Fine-grained impact ejecta on the Moon: Views from Earth-based radar and the LRO Diviner thermal mapper

The goal of this work is to use Diviner thermal mapper observations to constrain the surface block populations of fine-grained impact ejecta on the Moon. The statistical distribution of rocks in impact ejecta deposits is important because it constrains the processes by which fragmentary impact debris is produced and subsequently deposited on the surface. Earth-based radar observations have revealed meters-thick haloes of material depleted in blocks 1cm and greater in diameter, surrounding nearside impact craters. Radar observations allow characterization of the bulk properties of the upper ~10m of material, but do not yield direct information about the surface rock distribution. Diviner’s four thermal infrared channels, ranging from 12.5 to 200 microns, provide the means to investigate variations in surface thermophysical properties between impact ejecta and surrounding regolith. In this paper, we will report on comparisons between Diviner thermal infrared and Earth-based radar observations for nearside craters with radar-dark, fine-grained ejecta haloes. The brightness temperature of the lunar surface as measured by Diviner is a function of albedo, emissivity, and thermal inertia, and the bulk thermal inertia of a given mixture of soil and rocks varies with rock fraction. The resulting differences in brightness temperature are most pronounced during the night, and the particular way in which the temperature varies with rock fraction depends on the soil emissivity. The spatial resolution of the Diviner measurements (320 m / pixel) is close to that of existing 70-cm wavelength radar images (at 400 m / pixel), which facilitates comparison between the two data sets.
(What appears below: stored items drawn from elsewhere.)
# dsilvestro/LiteRate

Hardware: AMD Instinct MI355X
Metric: RJMCMC iters/sec x lineages (lineage-log-lik evals/s, summed over chains) (higher is better)
Workload: dtype f64

## Files before the change

include/literate_hip.h:

```cpp
#ifndef LITERATE_HIP_H
#define LITERATE_HIP_H

#include <stdint.h>

#ifdef __cplusplus
extern "C" {
#endif

#define LR_OK 0
#define LR_ERR_NULL (-1)
#define LR_ERR_SIZE (-2)
#define LR_ERR_MODEL (-3)
#define LR_ERR_WORKSPACE (-4)
#define LR_ERR_T0 (-5)
#define LR_ERR_STATE (-6)
#define LR_ERR_ORDER (-7)

#define LR_KMAX 32
#define LR_ROW 64
#define LR_MAX_BINS 4094

#define LR_MODEL_BD 0
#define LR_MODEL_ID 1
#define LR_MODEL_KEIDING 2
// ... 48 lines not shown
                   double* birth_rates, double* death_rates, void* stream);

int lr_binned_keiding(const double* birth_rates, const double* death_rates, const int64_t* n_spec,
                      const int64_t* n_exti, const double* DT, int32_t n_bins, int32_t n_chains,
                      double* out_birth, double* out_death, void* stream);

int lr_simulate_bd(const double* lam_steps, const double* mu_steps, int32_t n_steps, int32_t mode,
                   double l0, double m0, double K, double scale, int64_t n_start, int64_t capacity,
                   uint64_t seed, double* ts, double* te, int64_t* counters ,
                   int64_t* alive_trace, void* workspace, int64_t workspace_bytes, void* stream);

#define LR_SIMBATCH_GROUPS 512
#define LR_SIMBATCH_LDS_SLOTS 16384
int64_t lr_simulate_bd_batch_workspace_bytes(int32_t n_reps, int32_t n_bins, int32_t steps_per_bin, int64_t capacity);
int lr_simulate_bd_batch(const double* lam_bins , const double* mu_bins ,
                         int32_t n_reps, int32_t n_bins, int32_t steps_per_bin,
                         const int64_t* n_start , int64_t capacity, uint64_t seed,
                         int64_t* counts , int64_t* totals ,
                         void* workspace, int64_t workspace_bytes, void* stream);

#define LR_FORMAT_CRLF 1
int64_t lr_format_rows(const double* vals, const int64_t* row_start, int64_t n_rows, uint64_t int_cols, int32_t flags,
                       char* out, int64_t cap);

int64_t lr_rtt_summary_workspace_bytes(int32_t n_samples, int32_t n_chains, double start_age, double end_age,
                                       double burnin, int32_t pooled);
int lr_rtt_summary(const double* trace, int32_t n_samples, int32_t n_chains, double start_age, double end_age,
                   double burnin, int32_t pooled, double* rates, double* shift_freq, int64_t* k_counts,
                   void* workspace, int64_t workspace_bytes, void* stream);

#define LR_ESS_LDS_ROWS 16384
int64_t lr_ess_summary_workspace_bytes(int32_t n_samples, int32_t n_chains, int32_t row_width, const int32_t* cols,
                                       int32_t n_cols, double burnin, int32_t max_lag);
int lr_ess_summary(const double* rows, int32_t n_samples, int32_t n_chains, int32_t row_width, const int32_t* cols,
                   int32_t n_cols, double burnin, int32_t max_lag, double* chain_stats, int32_t* stop_lag,
                   double* col_stats, void* workspace, int64_t workspace_bytes, void* stream);

int64_t lr_col_summary_workspace_bytes(int32_t n_samples, int32_t n_chains, int32_t row_width, const int32_t* cols,
                                       int32_t n_cols, double burnin, int32_t pooled, int32_t cols_per_pass);
int lr_col_summary(const double* rows, int32_t n_samples, int32_t n_chains, int32_t row_width, const int32_t* cols,
                   int32_t n_cols, double burnin, int32_t pooled, double* out, void* workspace, int64_t workspace_bytes,
                   void* stream);
int64_t lr_curve_summary_workspace_bytes(int32_t n_samples, int32_t n_chains, int32_t row_width, int32_t arg_col,
                                         int32_t sampler, int32_t n_bins, double burnin, int32_t pooled,
                                         int32_t bins_per_pass);
int lr_curve_summary(const double* rows, int32_t n_samples, int32_t n_chains, int32_t row_width, int32_t arg_col,
                     int32_t sampler, int32_t m_birth, int32_t m_death, const double* aux, int32_t n_bins, double burnin,
                     int32_t pooled, double* out, void* workspace, int64_t workspace_bytes, void* stream);

typedef struct lr_mcmc_config {
    int64_t n_lineages;
    int32_t n_bins;
    int32_t n_chains;
    int32_t model;
    int32_t const_rates;
    int32_t const_death_rate;
    int32_t use_rate_HP;
    int32_t s_freq;
    int32_t n_trace_slots;
    double poisson_HP;
    double update_fraction;
    double t0;
    double start_time;
    double end_time;
    uint64_t seed;
    int64_t chain_offset;
    int32_t unit_resolution;
    int32_t engine_mode;
    double frac_birth;
    double frac_death;
    int32_t sampler;
    int32_t m_birth;
    int32_t m_death;
    int32_t team_request;
    double dd_present;
    double dd_init_death;
} lr_mcmc_config;

typedef struct lr_mcmc_layout {
    int64_t state_f64;
    int64_t state_i32;
    int64_t bin_consts;
    int64_t lineage_idx;
    int64_t args_blob;
    int64_t tables;
    int64_t partials;
    int64_t trace;
    int64_t total_bytes;
    int32_t table_stride;
    int32_t tiles;
    int32_t chains_per_block;
    int32_t trace_width;
    int32_t n_parts;
    int32_t pipelined;
    int32_t persistent;
    int32_t reserved1;
    int64_t status;
    int64_t xchg;
    int32_t team_blocks;
    int32_t table_mode;
    int64_t lineage_frac;
    int64_t pack_tmp;
    int32_t spec_chains_per_team;
    int32_t streaming;
    int32_t packed_scan;
    int32_t reserved3;
} lr_mcmc_layout;

#define LR_ROW_L 0
#define LR_ROW_M 1
#define LR_ROW_TL 2
#define LR_ROW_TM 3
#define LR_ROW_PL 4
#define LR_ROW_PM 5
#define LR_ROW_PTL 6
#define LR_ROW_PTM 7
#define LR_ROW_SCALARS 8
#define LR_STATE_ROWS 9
#define LR_S_LIKA 0
#define LR_S_PRIORA 1
#define LR_S_PRIORPOIA 2
#define LR_S_GRATE_L 3
#define LR_S_GRATE_M 4
#define LR_S_POI 5
#define LR_S_HASTING 6
#define LR_S_PRIOR_P 7
#define LR_S_PRIORPOI_P 8
#define LR_S_CONST_P 9
#define LR_S_CONST_A 10
#define LR_S_LIK_P 11
#define LR_S_LOG_G0 12
#define LR_S_LOG_G1 13
#define LR_S_LOG_POI 14
#define LR_S_LOG_U 15
#define LR_IROW_EL 0
#define LR_IROW_EM 1
#define LR_IROW_PEL 2
#define LR_IROW_PEM 3
#define LR_IROW_SCALARS 4
#define LR_ISTATE_ROWS 5
#define LR_I_KL 0
#define LR_I_KM 1
#define LR_I_PKL 2
#define LR_I_PKM 3
#define LR_I_GIBBS 4
#define LR_I_INVALID 5
#define LR_I_IT_LO 6
#define LR_I_IT_HI 7
#define LR_I_ACCEPTED 8
#define LR_I_MOVE 9
#define LR_I_NEXT_LO 10
#define LR_I_NEXT_HI 11
#define LR_I_SLOT 12

#define LR_TRACE_HEAD 13
#define LR_TRACE_W (LR_TRACE_HEAD + 2 * (2 * LR_KMAX - 1))

typedef struct lr_engine lr_engine;

int lr_mcmc_query_layout(const lr_mcmc_config* cfg , lr_mcmc_layout* out );
int lr_mcmc_create(const lr_mcmc_config* cfg , const double* ts, const double* te,
                   const double* br_length ,
                   void* workspace, int64_t workspace_bytes, lr_engine** out );
int lr_mcmc_init(lr_engine* e, const double* L, const double* M, const double* tL,
                 const double* tM, const int32_t* KL, const int32_t* KM, int32_t kmax, void* stream);
int lr_mcmc_steps(lr_engine* e, int64_t n_iters, void* stream);
int lr_mcmc_restore(lr_engine* e, void* stream);
int lr_mcmc_time_scan(lr_engine* e, int32_t reps, float* avg_ms , void* stream);
int lr_mcmc_time_steps(lr_engine* e, int64_t n_iters, float* total_ms , void* stream);
int lr_mcmc_status(lr_engine* e, int32_t* status , void* stream);
#define LR_WARN_KCAP 2
int lr_mcmc_warnings(lr_engine* e, int32_t* warnings , void* stream);
int lr_mcmc_describe(const lr_engine* e, char* buf , int32_t n);
int lr_mcmc_destroy(lr_engine* e);

#ifdef __cplusplus
}
#endif
#endif
```

literate_amd/_hip.py:

```python
import ctypes as C
import os

from .build import LIB

c_i32, c_i64, c_f64, c_vp = C.c_int32, C.c_int64, C.c_double, C.c_void_p

LR_ERR_NULL, LR_ERR_SIZE, LR_ERR_MODEL, LR_ERR_WORKSPACE, LR_ERR_T0, LR_ERR_STATE, LR_ERR_ORDER = -1, -2, -3, -4, -5, -6, -7
ERRORS = {-1: "LR_ERR_NULL", -2: "LR_ERR_SIZE", -3: "LR_ERR_MODEL", -4: "LR_ERR_WORKSPACE", -5: "LR_ERR_T0",
          -6: "LR_ERR_STATE", -7: "LR_ERR_ORDER (lineages must be sorted by birth time for the persistent engines)"}

LR_KMAX, LR_ROW, LR_MAX_BINS = 32, 64, 4094
LR_WARN_KCAP = 2
LR_STATE_ROWS, LR_ISTATE_ROWS = 9, 5
LR_TRACE_HEAD = 13
LR_TRACE_W = LR_TRACE_HEAD + 2 * (2 * LR_KMAX - 1)
LR_SIMBATCH_GROUPS, LR_SIMBATCH_LDS_SLOTS = 512, 16384
LR_ESS_LDS_ROWS = 16384
ROW_L, ROW_M, ROW_TL, ROW_TM, ROW_PL, ROW_PM, ROW_PTL, ROW_PTM, ROW_SCALARS = range(9)
(S_LIKA, S_PRIORA, S_PRIORPOIA, S_GRATE_L, S_GRATE_M, S_POI, S_HASTING, S_PRIOR_P, S_PRIORPOI_P, S_CONST_P,
 S_CONST_A, S_LIK_P, S_LOG_G0, S_LOG_G1, S_LOG_POI) = range(15)
IROW_EL, IROW_EM, IROW_PEL, IROW_PEM, IROW_SCALARS = range(5)
(I_KL, I_KM, I_PKL, I_PKM, I_GIBBS, I_INVALID, I_IT_LO, I_IT_HI, I_ACCEPTED, I_MOVE, I_NEXT_LO, I_NEXT_HI,
 I_SLOT) = range(13)


class McmcConfig(C.Structure):
    _fields_ = [("n_lineages", c_i64), ("n_bins", c_i32), ("n_chains", c_i32), ("model", c_i32),
                ("const_rates", c_i32), ("const_death_rate", c_i32), ("use_rate_HP", c_i32), ("s_freq", c_i32),
                ("n_trace_slots", c_i32), ("poisson_HP", c_f64), ("update_fraction", c_f64), ("t0", c_f64),
                ("start_time", c_f64), ("end_time", c_f64), ("seed", C.c_uint64), ("chain_offset", c_i64),
                ("unit_resolution", c_i32), ("engine_mode", c_i32), ("frac_birth", c_f64), ("frac_death", c_f64),
                ("sampler", c_i32), ("m_birth", c_i32), ("m_death", c_i32), ("team_request", c_i32),
                ("dd_present", c_f64), ("dd_init_death", c_f64)]


class McmcLayout(C.Structure):
    _fields_ = [("state_f64", c_i64), ("state_i32", c_i64), ("bin_consts", c_i64), ("lineage_idx", c_i64), ("args_blob", c_i64), ("tables", c_i64),
                ("partials", c_i64), ("trace", c_i64), ("total_bytes", c_i64), ("table_stride", c_i32),
                ("tiles", c_i32), ("chains_per_block", c_i32), ("trace_width", c_i32), ("n_parts", c_i32),
                ("pipelined", c_i32), ("persistent", c_i32), ("reserved1", c_i32), ("status", c_i64), ("xchg", c_i64),
                ("team_blocks", c_i32), ("table_mode", c_i32), ("lineage_frac", c_i64), ("pack_tmp", c_i64),
                ("spec_chains_per_team", c_i32), ("streaming", c_i32), ("packed_scan", c_i32), ("reserved3", c_i32)]


SIGNATURES = {
    "lr_version": (c_i32, []),
    "lr_bin_events_workspace_bytes": (c_i64, [c_i64, c_i32]),
    "lr_bin_events": (c_i32, [c_vp, c_vp, c_i64, c_vp, c_vp, c_i32, c_vp, c_vp, c_vp, c_vp, c_i64, c_vp]),
    "lr_bin_unit_events_workspace_bytes": (c_i64, [c_i64, c_i32]),
    "lr_bin_unit_events": (c_i32, [c_vp, c_vp, c_i64, c_f64, c_i32, c_vp, c_vp, c_vp, c_vp, c_i64, c_vp]),
    "lr_expand_rates": (c_i32, [c_vp, c_vp, c_vp, c_i32, c_i32, c_i32, c_i32, c_vp, c_vp]),
    "lr_bd_loglik_workspace_bytes": (c_i64, [c_i64, c_i32, c_i32, c_i32]),
    "lr_bd_loglik_plan": (c_i32, [c_i64, c_i32, c_i32, c_i32, C.POINTER(c_i32)]),
    "lr_bd_loglik_batch": (c_i32, [c_vp, c_vp, c_i64, c_f64, c_i32, c_vp, c_vp, c_i32, c_i32, c_vp, c_f64, c_vp,
                                   c_vp, c_i64, c_vp]),
    "lr_rj_propose_score": (c_i32, [c_vp, c_vp, c_vp, c_i32, c_i32, c_vp, c_vp, c_vp, c_f64, c_vp, c_vp, c_vp, c_vp,
                                    c_vp]),
    "lr_log_priors": (c_i32, [c_vp, c_vp, c_i32, c_i32, c_f64, c_vp, c_vp, c_vp, c_vp]),
    "lr_dd_rates": (c_i32, [c_vp, c_vp, c_i32, c_i32, c_i32, c_i32, c_vp, c_vp, c_vp, c_vp, c_vp]),
    "lr_ddv2_rates": (c_i32, [c_vp, c_vp, c_i32, c_i32, c_i32, c_i32, c_vp, c_vp, c_vp, c_vp, c_vp]),
    "lr_binned_keiding": (c_i32, [c_vp, c_vp, c_vp, c_vp, c_vp, c_i32, c_i32, c_vp, c_vp, c_vp]),
    "lr_simulate_bd": (c_i32, [c_vp, c_vp, c_i32, c_i32, c_f64, c_f64, c_f64, c_f64, c_i64, c_i64, C.c_uint64, c_vp, c_vp,
                             c_vp, c_vp, c_vp, c_i64, c_vp]),
    "lr_simulate_bd_batch_workspace_bytes": (c_i64, [c_i32, c_i32, c_i32, c_i64]),
    "lr_simulate_bd_batch": (c_i32, [c_vp, c_vp, c_i32, c_i32, c_i32, c_vp, c_i64, C.c_uint64, c_vp, c_vp, c_vp, c_i64,
                                   c_vp]),
    "lr_trend_rates": (c_i32, [c_vp, c_vp, c_i32, c_i32, c_i32, c_i32, c_vp, c_vp, c_vp]),
    "lr_format_rows": (c_i64, [c_vp, c_vp, c_i64, C.c_uint64, c_i32, c_vp, c_i64]),
    "lr_rtt_summary_workspace_bytes": (c_i64, [c_i32, c_i32, c_f64, c_f64, c_f64, c_i32]),
    "lr_rtt_summary": (c_i32, [c_vp, c_i32, c_i32, c_f64, c_f64, c_f64, c_i32, c_vp, c_vp, c_vp, c_vp, c_i64, c_vp]),
    "lr_ess_summary_workspace_bytes": (c_i64, [c_i32, c_i32, c_i32, c_vp, c_i32, c_f64, c_i32]),
    "lr_ess_summary": (c_i32, [c_vp, c_i32, c_i32, c_i32, c_vp, c_i32, c_f64, c_i32, c_vp, c_vp, c_vp, c_vp, c_i64, c_vp]),
    "lr_col_summary_workspace_bytes": (c_i64, [c_i32, c_i32, c_i32, c_vp, c_i32, c_f64, c_i32, c_i32]),
    "lr_col_summary": (c_i32, [c_vp, c_i32, c_i32, c_i32, c_vp, c_i32, c_f64, c_i32, c_vp, c_vp, c_i64, c_vp]),
    "lr_curve_summary_workspace_bytes": (c_i64, [c_i32, c_i32, c_i32, c_i32, c_i32, c_i32, c_f64, c_i32, c_i32]),
    "lr_curve_summary": (c_i32, [c_vp, c_i32, c_i32, c_i32, c_i32, c_i32, c_i32, c_i32, c_vp, c_i32, c_f64, c_i32, c_vp,
                                 c_vp, c_i64, c_vp]),
    "lr_mcmc_query_layout": (c_i32, [C.POINTER(McmcConfig), C.POINTER(McmcLayout)]),
    "lr_mcmc_create": (c_i32, [C.POINTER(McmcConfig), c_vp, c_vp, c_vp, c_vp, c_i64, C.POINTER(c_vp)]),
    "lr_mcmc_init": (c_i32, [c_vp, c_vp, c_vp, c_vp, c_vp, c_vp, c_vp, c_i32, c_vp]),
    "lr_mcmc_steps": (c_i32, [c_vp, c_i64, c_vp]),
    "lr_mcmc_time_scan": (c_i32, [c_vp, c_i32, C.POINTER(C.c_float), c_vp]),
    "lr_mcmc_time_steps": (c_i32, [c_vp, c_i64, C.POINTER(C.c_float), c_vp]),
    "lr_mcmc_restore": (c_i32, [c_vp, c_vp]),
    "lr_mcmc_describe": (c_i32, [c_vp, C.c_char_p, c_i32]),
    "lr_mcmc_status": (c_i32, [c_vp, C.POINTER(c_i32), c_vp]),
    "lr_mcmc_warnings": (c_i32, [c_vp, C.POINTER(c_i32), c_vp]),
    "lr_mcmc_destroy": (c_i32, [c_vp]),
    "lr_debug_draws": (c_i32, [C.c_uint64, c_i64, c_vp, c_vp, c_vp, c_vp, c_vp, c_i32, c_vp, c_vp]),
    "lr_debug_stream2": (c_i32, [c_vp, c_vp, c_i64, c_vp, c_vp]),
}

_lib = None


class HipLibraryError(RuntimeError):
    pass


def load():
    global _lib
    if _lib is not None:
        return _lib
    if not os.path.exists(LIB):
        raise HipLibraryError("libliterate_hip.so not found at %s - run `python -m literate_amd.build` "
                              "(there is no CPU fallback)" % LIB)
    lib = C.CDLL(LIB)
    for name, (res, args) in SIGNATURES.items():
        fn = getattr(lib, name)
        fn.restype, fn.argtypes = res, args
    _lib = lib
    return lib
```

Preliminary work indicates that radar-bright, blocky ejecta close to crater rims show higher pre-dawn brightness temperatures than either more distal fine ejecta or background regolith, and the location of the transition correlates closely between the two data sets. Current work is focused on extending the comparison to distal fine ejecta haloes; we will match 1-D lunar thermal models, which balance incident solar radiation, conduction from the subsurface, and thermal emission, to measured surface brightness temperatures in order to constrain the haloes’ surface thermophysical properties. The results will provide a new dimension in our understanding of rock size distribution in ejecta deposits.